Testing Framework and Methodology

  • Supported GNN Models: Four mainstream architectures: GCN, GraphSAGE, GAT, GIN.
  • Datasets: Covers node classification (Cora, PubMed, ogbn-arxiv, etc.), link prediction (ogbl-collab), and knowledge graph completion (ogbl-biokg). The ogbn-products dataset requires mini-batch sampling.
  • Compilation Modes: Compares five modes: Eager (default), Default, Reduce Overhead, Max Autotune, Max Autotune No Cudagraphs.

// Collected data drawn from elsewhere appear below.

### lewton_amd/csrc/lw_long_body.inc

```
	extern __shared__ __attribute__((aligned(16))) char smem[];
	const uint32_t lane_id = threadIdx.x & 63u;
	const uint32_t wave = __builtin_amdgcn_readfirstlane(threadIdx.x >> 6);
	LW_STAMP_DECL;
	LW_STAMP(0);
	const uint32_t n_units = F.n_units, per_round = F.per_round, rounds = F.rounds;
	LwFastUnit un;
#if defined(__HIP_DEVICE_COMPILE__)
	typedef const unsigned long long __attribute__((address_space(4))) *ka_ptr;
	const unsigned long long unit_word = ((ka_ptr)__builtin_amdgcn_kernarg_segment_ptr())[offsetof(LwFastArgs, waves) / 8 + wave];
#else
	const unsigned long long unit_word = 0;
#endif
	asm volatile("" ::"s"(F.residue), "s"(F.floors), "s"(F.n_items), "s"(n_units), "s"(per_round), "s"(rounds), "s"(F.dense),
			"s"(F.late_from), "s"(F.ch), "s"(F.fstride), "s"(F.image), "s"(unit_word));
	__builtin_memcpy(&un, &unit_word, 8);
	const uint32_t slot = un.slot, uidx = wave - slot * n_units;
	const bool active = slot < per_round;
	const uint32_t item0 = blockIdx.x * per_round * rounds + slot;
	const bool two = !SPLIT && un.ch_b >= 0;
	const int chn[2] = {un.ch_a, two ? un.ch_b : un.ch_a};
	const uint32_t pre_prog = PRE ? __builtin_amdgcn_readfirstlane(F.pre[wave]) : 0u;
	PreRegs pq;
#define LW_PRE_WAVES 2
	const bool late = !RIGHT_ONLY && wave >= (F.late_from > LW_PRE_WAVES ? F.late_from : (uint32_t)LW_PRE_WAVES);
// ... 31 lines not shown
		dst[LW_WG - 256] = v1;
#ifdef LW_LONG_BODY_STAGE_STORE
		LW_LONG_BODY_STAGE_STORE
#endif
		lds_fence();
		if (valid && !late)
			{
				issue_loads<!PRE>(F, it, un, lane_id, pf);
				if (PRE)
					issue_pre_loads(F, it, pre_prog, lane_id, pq);
			}
		if (valid && floor_first)
			issue_floor_loads(F, it, un, lane_id, pf);
	}
	__syncthreads();
#ifdef LW_LONG_BODY_AFTER_STAGE
	LW_LONG_BODY_AFTER_STAGE
#endif
	const char *img = smem;
	LW_STAMP(2);
	char *sc = smem + LWI_TOTAL + wave * LW_SCR_BYTES;
	char *pub0 = smem + LWI_TOTAL + LW_FAST_WAVES * LW_SCR_BYTES;
	char *pub = pub0 + wave * LW_PUB_BYTES;
#define LW_PACE_VMCNT 63
	const bool paced = !RIGHT_ONLY && F.late_from < LW_FAST_WAVES;
	uint32_t lane0 = lane_id;
	asm volatile("" : "+v"(lane0));
	if (valid && floor_first) {
		float4_t fl[2][4];
		floor_phase<2>(F, img, sc, lane0, un, pf.fe, fl);
		LW_STAMP(1);
		__builtin_amdgcn_s_setprio(LW_PRIO_PACE);
		lds_wait_ge(LW_CNT_LANDED(wave - F.late_from), 1u);
		issue_residue_loads<true, !PRE>(F, it, un, lane_id, pf);
		if (PRE)
			issue_pre_loads(F, it, pre_prog, lane_id, pq);
		LW_STAMP(15);
		if (wave + F.late_from < LW_FAST_WAVES) {
			asm volatile("s_waitcnt vmcnt(%0)" ::"n"(LW_PACE_VMCNT) : "memory");
			lds_store_u32(LW_CNT_LANDED(wave), 1u);
		}
		if (F.dense)
			it = load_item(F.items, item0);
		__builtin_amdgcn_s_setprio(LW_PRIO_READY);
		LW_STAMP_W(3);
		if (PRE)
			apply_pre(pre_prog, pf, pq);
		spectrum_ready(un, pf, fl);
		__builtin_amdgcn_s_setprio(0);
		LW_STAMP(4);
	} else {
		if (paced) {
			__builtin_amdgcn_s_setprio(LW_PRIO_PACE);
			if (late) {
				lds_wait_ge(LW_CNT_LANDED(wave - F.late_from), 1u);
				if (valid)
					{
				issue_loads<!PRE>(F, it, un, lane_id, pf);
				if (PRE)
					issue_pre_loads(F, it, pre_prog, lane_id, pq);
			}
			}
			LW_STAMP(15);
			if (wave + F.late_from < LW_FAST_WAVES) {
				asm volatile("s_waitcnt vmcnt(%0)" ::"n"(LW_PACE_VMCNT) : "memory");
				lds_store_u32(LW_CNT_LANDED(wave), 1u);
			}
			__builtin_amdgcn_s_setprio(0);
		}
		if (valid && F.dense)
			it = load_item(F.items, item0);
		LW_STAMP_W(3);
		if (valid) {
			if (PRE)
				apply_pre(pre_prog, pf, pq);
			if (two)
				spectrum_fused<2>(F, img, sc, lane0, un, pf);
			else
				spectrum_fused<1, SPLIT>(F, img, sc, lane0, un, pf);
		}
		LW_STAMP(4);
	}
	uint32_t n_pub_used = 0;
	uint32_t n_got = 0;
	const uint32_t wprev = slot != 0 ? wave - n_units : (per_round - 1) * n_units + uidx;

	for (uint32_t j = 0; j < rounds; j++) {
		uint32_t lane = lane_id;
		asm volatile("" : "+v"(lane));
		float2_t R[2][2][4];
		const uint32_t item_n = item0 + (j + 1) * per_round;
		const bool valid_n = active && j + 1 < rounds && item_n < F.n_items;
		ItemRegs itn{};
		if (valid_n && !F.dense)
			itn = load_item(F.items, item_n);
		if (valid) {
			if (two)
				long_imdct<2, MIXF ? 1 : 0>(F, img, sc, lane, pf, R);
			else
				long_imdct<1, MIXF ? 1 : 0>(F, img, sc, lane, pf, R);
			if (j == 0)
				LW_STAMP(8);
		}
		if (valid) {
			if (RIGHT_ONLY) {
#pragma unroll
				for (int c = 0; c < 2; c++)
					if (c == 0 || two) {
						float *dst = F.halo + ((size_t)it.halo_out * F.ch + chn[c]) * 512u;
						*reinterpret_cast<float4_t *>(dst + 4u * lane) = LW_PB_LO0(c);
						*reinterpret_cast<float4_t *>(dst + 508u - 4u * lane) = LW_PB_LO1(c);
					}
			} else {
				__builtin_amdgcn_s_setprio(LW_PRIO_FINISH);
				const bool edge_l = EDGE && (it.flags & LW_IF_EDGE_L), edge_r = EDGE && (it.flags & LW_IF_EDGE_R);
				const uint32_t e_ls = edge_l ? 448u : 0u, e_m = EDGE ? (edge_r ? 1472u : 1024u) - e_ls : 1024u;
				if (MIXF && (edge_l || edge_r)) {
#pragma unroll
					for (int c = 0; c < 2; c++)
						if ((c == 0 || two) && lane < 16u) {
							float *edge = F.edge + ((size_t)it.pkt * 2u * F.ch + (uint32_t)chn[c]) * LW_EDGE_VALUES;
							if (edge_l)
								store16_wt(edge + 60u - 4u * lane, LW_PA_LO1(c));
							if (edge_r)
								store16_wt(edge + (size_t)F.ch * LW_EDGE_VALUES + 60u - 4u * lane, LW_PB_LO1(c));
						}
					asm volatile("s_waitcnt vmcnt(0)" ::: "memory");
					if (lane == 0 && !mix_drop_flags) {
#pragma unroll
						for (int c = 0; c < 2; c++)
							if (c == 0 || two) {
								uint32_t *fl = edge_flags + ((size_t)it.pkt * 2u) * F.ch + (uint32_t)chn[c];
								if (edge_l)
									__hip_atomic_store(fl, 1u, __ATOMIC_RELAXED, __HIP_MEMORY_SCOPE_AGENT);
								if (edge_r)
									__hip_atomic_store(fl + F.ch, 1u, __ATOMIC_RELAXED, __HIP_MEMORY_SCOPE_AGENT);
							}
					}
				}
				if (it.flags & LW_IF_NEXT_LDS) {
					lds_wait_ge(LW_CNT_ACK(wave), n_pub_used);
					if (two)
						publish<2>(pub, lane, R);
					else
// ... 151 lines not shown
```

It also studies the impact of the dynamic parameter (auto/True/False) on dynamic shape handling.

Key Technical Details

  • Dynamic Shape Handling: Three strategies (auto/True/False) to handle the dynamic nature of GNN inputs.
  • Fixes: Fixes for GCN self-loop addition and normalization calculations to ensure test accuracy.
  • Automation Scripts: run_experiments.sh (full experiments), run_gin_accuracy.sh (GIN accuracy test), run_products.sh (large-scale dataset test).
4

Section 04

Test Results and Key Findings

Overall Performance

508 out of 580 experiments succeeded, with OOM errors being the main failure reason, indicating that torch.compile() has good stability in GNN scenarios.

Inference Latency

Most compilation modes reduce inference latency:

  • PyG: The Max Autotune mode has a significant acceleration effect.
  • DGL: The eager mode is already optimized, but compilation still provides additional benefits.

Memory Usage

  • Compilation modes may increase memory overhead; a trade-off between performance and memory constraints is needed.
  • DGL has better memory efficiency; the Max Autotune mode has the highest memory usage.

Framework Comparison

  • DGL's eager mode outperforms PyG's compiled modes in some scenarios.
  • PyG combined with torch.compile() has great potential for performance improvement, making it suitable for scenarios pursuing extreme performance.
5

Section 05

Practical Application Value

Guidance for Developers

  1. Optimization Path: Clarify the effect of torch.compile() in GNN scenarios to help decide whether to invest in compilation optimization.
  2. Framework Selection: Choose PyG or DGL based on performance requirements.
  3. Deployment Strategy: Formulate production deployment plans based on the trade-off between memory and latency.

Contribution to the PyTorch Ecosystem

Verify the effectiveness of torch.compile() in GNN scenarios, help the PyTorch team identify optimization opportunities, and promote improvements in compilation technology.

6

Section 06

Reproducibility and Extensibility

Reproducibility

  • Environment Configuration: Provides a conda environment file (environment.yml), a pip package list (pip_packages.txt), and a snapshot of system information.
  • Analysis Tools: The analyze_results_v12.py script organizes results into an Excel workbook with over 20 analysis dimensions.

Extensibility

The framework supports adding new GNN models (e.g., Transformer-based GNNs), datasets, compilation modes, and optimization strategies.

7

Section 07

Limitations and Future Directions

Limitations

  • The tests focus on node classification and link prediction, with limited coverage of graph-level tasks.
  • Experimental results are affected by hardware configurations (GPU model, CUDA version).
  • Some large-scale dataset tests are limited by memory.

Future Directions

  • Explore the effect of torch.compile() on Heterogeneous Graph Neural Networks (HGNNs).
  • Study compilation optimization strategies for dynamic graph scenarios.
  • Combine Mixed Precision Training (AMP) to further improve performance.